- _Problem to solve_
What you return must be the lines of the data that hold the word "const".

- _Dataset records_

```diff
@@ -1239,6 +1539,17 @@
                         B2C_LAST_THREAD { ++st_sorted; }
                         B2C_FMARK(7);
                     }
+                } else if (b2c_fast_has_single<CAP, LT>() && kind == B2C_CHEAP_NO &&
+                           b2c_fast_single_ok<WC, CAP, LT>(S, sb, slot, K, prev_single)) {
+                    const int r = b2c_fast_single_step<WC, CAP, LT>(A.P, S, chain_arena, par, t, sb, slot);
+                    if (r > 0) {
+                        done_frames = 1;
+                        in_place = r == 2;
+                        if (A.m_stats) { B2C_LAST_THREAD { b2c_atomic_add_u32(A.m_stats + 11, 1u); } }
+                    }
+#if defined(B2C_PHASE_CLOCKS) && defined(__CUDA_ARCH__)
+                    if (threadIdx.x == 0) S.pclk[r == 0 ? 27 : (r == 2 ? 26 : 25)] += 1;
+#endif
                 }
                 if (done_frames == 0) {
 #if defined(B2C_PHASE_CLOCKS) && defined(__CUDA_ARCH__)
@@ -1247,9 +1558,9 @@
                     b2c_fast_step<WC, CAP, LT>(A.P, S, chain_arena, text_arena, text_cap, par, t, sb, slot, K);
 #if defined(B2C_PHASE_CLOCKS) && defined(__CUDA_ARCH__)
                     if (threadIdx.x == 0) {
-                        const int cls = K == 1 ? 0 : (K == 2 ? 1 : 2);
-                        S.pclk[9 + cls] += static_cast<u64>(clock64() - c0);
-                        S.pclk[12 + cls] += 1;
+                        const u64 dc = static_cast<u64>(clock64() - c0);
+                        if (K == 1 && prev_single != B2C_NONE_U32) { S.pclk[15] += dc; S.pclk[23] += 1; }
+                        else { const int cls = K == 1 ? 0 : (K == 2 ? 1 : 2); S.pclk[9 + cls] += dc; S.pclk[12 + cls] += 1; }
                     }
 #endif
                     done_frames = 1;
diff --git a/pyctcdecode_b200/csrc/b2c_common.h b/pyctcdecode_b200/csrc/b2c_common.h
--- a/pyctcdecode_b200/csrc/b2c_common.h
+++ b/pyctcdecode_b200/csrc/b2c_common.h
@@ -151,7 +151,7 @@
     const B2cTok* toks;
     B2cLmView lm;
     int n_lm;
-    int pad_lm;
+    int kflags;
     const B2cLmExtra* lmx;
 };
 
```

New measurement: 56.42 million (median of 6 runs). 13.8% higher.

- _Result for this task_
+                    const int r = b2c_fast_single_step<WC, CAP, LT>(A.P, S, chain_arena, par, t, sb, slot);
-                        const int cls = K == 1 ? 0 : (K == 2 ? 1 : 2);
+                        const u64 dc = static_cast<u64>(clock64() - c0);
+                        else { const int cls = K == 1 ? 0 : (K == 2 ? 1 : 2); S.pclk[9 + cls] += dc; S.pclk[12 + cls] += 1; }
     const B2cTok* toks;
     const B2cLmExtra* lmx;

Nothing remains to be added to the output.